İsrail ordusu, askeri operasyonlarını yayılmacı bir şekilde sürdürüyor ve ateşkes ilan edilene kadar da bu şekilde devam edecek. Askeri birlikler tüm senaryolara hazır bir şekilde beklemeye devam edecekler. Böylece siyasi ve arabuluculuk çabaları geçici ateşkes hedefine ulaşamazsa, İsrail yayılmacı askeri operasyonlarını sürdürecek. Bu operasyonlar, hükümetin bu ay duyurduğu Gazze sakinlerini Refah şehri içinde kontrolü altındaki bölgelere nakletme planını hayata geçirmesi için önünde ilave ufuklar ve seçenekler açılmasına katkıda bulunabilir. Hamas ise bu planı reddediyor ve İsrail'i Gazze beldeleri içindeki bölgelerden çekilmeye zorlayarak planı engellemeye çalışıyor. Ancak ateşkesin ardından savaş yeniden başlarsa bunun uygulanmayacağını kim garanti edebilir?

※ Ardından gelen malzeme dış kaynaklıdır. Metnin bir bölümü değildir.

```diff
@@ -711,16 +734,26 @@
     return SGCN_OK;
 }
 
-template <int KG>
-static void launch_group(const GemmGroup& G, unsigned blocks, hipStream_t st) {
+template <int KG, bool VA, bool VB>
+static void launch_group_class(const GemmGroup& G, unsigned blocks, hipStream_t st) {
     const size_t lds = (size_t)KG * kGroupFloats * sizeof(float);
     static bool raised = false;
     if (lds > 64 * 1024 && !raised) {
-        (void)hipFuncSetAttribute(reinterpret_cast<const void*>(&gemm_group_kernel<true, false, KG>),
+        (void)hipFuncSetAttribute(reinterpret_cast<const void*>(&gemm_group_kernel<true, false, KG, VA, VB>),
                                   hipFuncAttributeMaxDynamicSharedMemorySize, (int)lds);
         raised = true;
     }
-    hipLaunchKernelGGL((gemm_group_kernel<true, false, KG>), dim3(blocks), dim3(kBlock * KG), lds, st, G);
+    hipLaunchKernelGGL((gemm_group_kernel<true, false, KG, VA, VB>), dim3(blocks), dim3(kBlock * KG), lds, st, G);
+}
+
+template <int KG>
+static void launch_group(const GemmGroup& G, unsigned blocks, hipStream_t st) {
+    bool va = true, vb = true;
+    for (int k = 0; k < G.n; k++) { va = va && G.g[k].vec_a; vb = vb && G.g[k].vec_b; }
+    if (va && vb) launch_group_class<KG, true, true>(G, blocks, st);
+    else if (va) launch_group_class<KG, true, false>(G, blocks, st);
+    else if (vb) launch_group_class<KG, false, true>(G, blocks, st);
+    else launch_group_class<KG, false, false>(G, blocks, st);
 }
 
 void dw_group_abort() {
```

 Gazze Şeridi'nin güneyindeki Han Yunus'ta gıda malzemesi taşıyan bir kamyona baskın düzenlendikten sonra un çuvallarını taşıyan adamlar, 22 Temmuz 2025 (AFP)Gazze Şeridi'nin güneyindeki Han Yunus'ta gıda malzemesi taşıyan bir kamyona baskın düzenlendikten sonra un çuvallarını taşıyan adamlar, 22 Temmuz 2025 (AFP)

Magen Oz Koridoru, büyük olasılıkla İsrail'in sopası, hükümetin gelecekte tüm Gazze Şeridi'ni kontrol etme yönündeki yayılmacı planlarını uygulamaya devam etmesini sağlayacak bir güç noktası oluşturacak. Birkaç gün önce, savaşın iki tarafı arasında bir anlaşmaya varılamaması ve yanıtlarda yaşanan gecikmeler nedeniyle İsrail ordusu, Gazze Şeridi'nin merkezindeki Deyr el Belah beldesinin güneybatısındaki bölgeler için büyük çaplı tahliye emri yayınladı. Ardından da bir kara harekâtı, tarım arazilerine ve evlere yönelik topçu ateşi ve buldozerlerle bir saldırı gerçekleştirildi. Bu, savaşın başlangıcından bu yana ordunun kara kuvvetleriyle bölgeye yönelik ilk kara harekâtıydı.

Harekâtın dikkat çekici yanı, ordunun Deyr el Belah'ın güney bölgelerine yakın yeni dördüncü koridoru bir hareket ve ikmal noktası olarak kullanmasıydı. Haaretz'in ismini açıklamadığı askeri bir kaynağa dayandırdığı haberine göre, harekât, bölgeyi temizlemeyi, yer üstündeki ve altındaki her şeyi yok ederek Deyr el Belah ve Han Yunus’u birbirinden ayıran beşinci bir koridor oluşturmayı amaçlıyor. Bu durum, İsrail'in Gazze Şeridi'ni küçük kantonlara bölmeye devam ederek kademeli olarak kontrolü ele geçirmeyi amaçlayan yayılmacı niyetlerini teyit ediyor.

*Bu analiz Şarku’l Avsat tarafından Londra merkezli al Majalla dergisinden çevrilmiştir.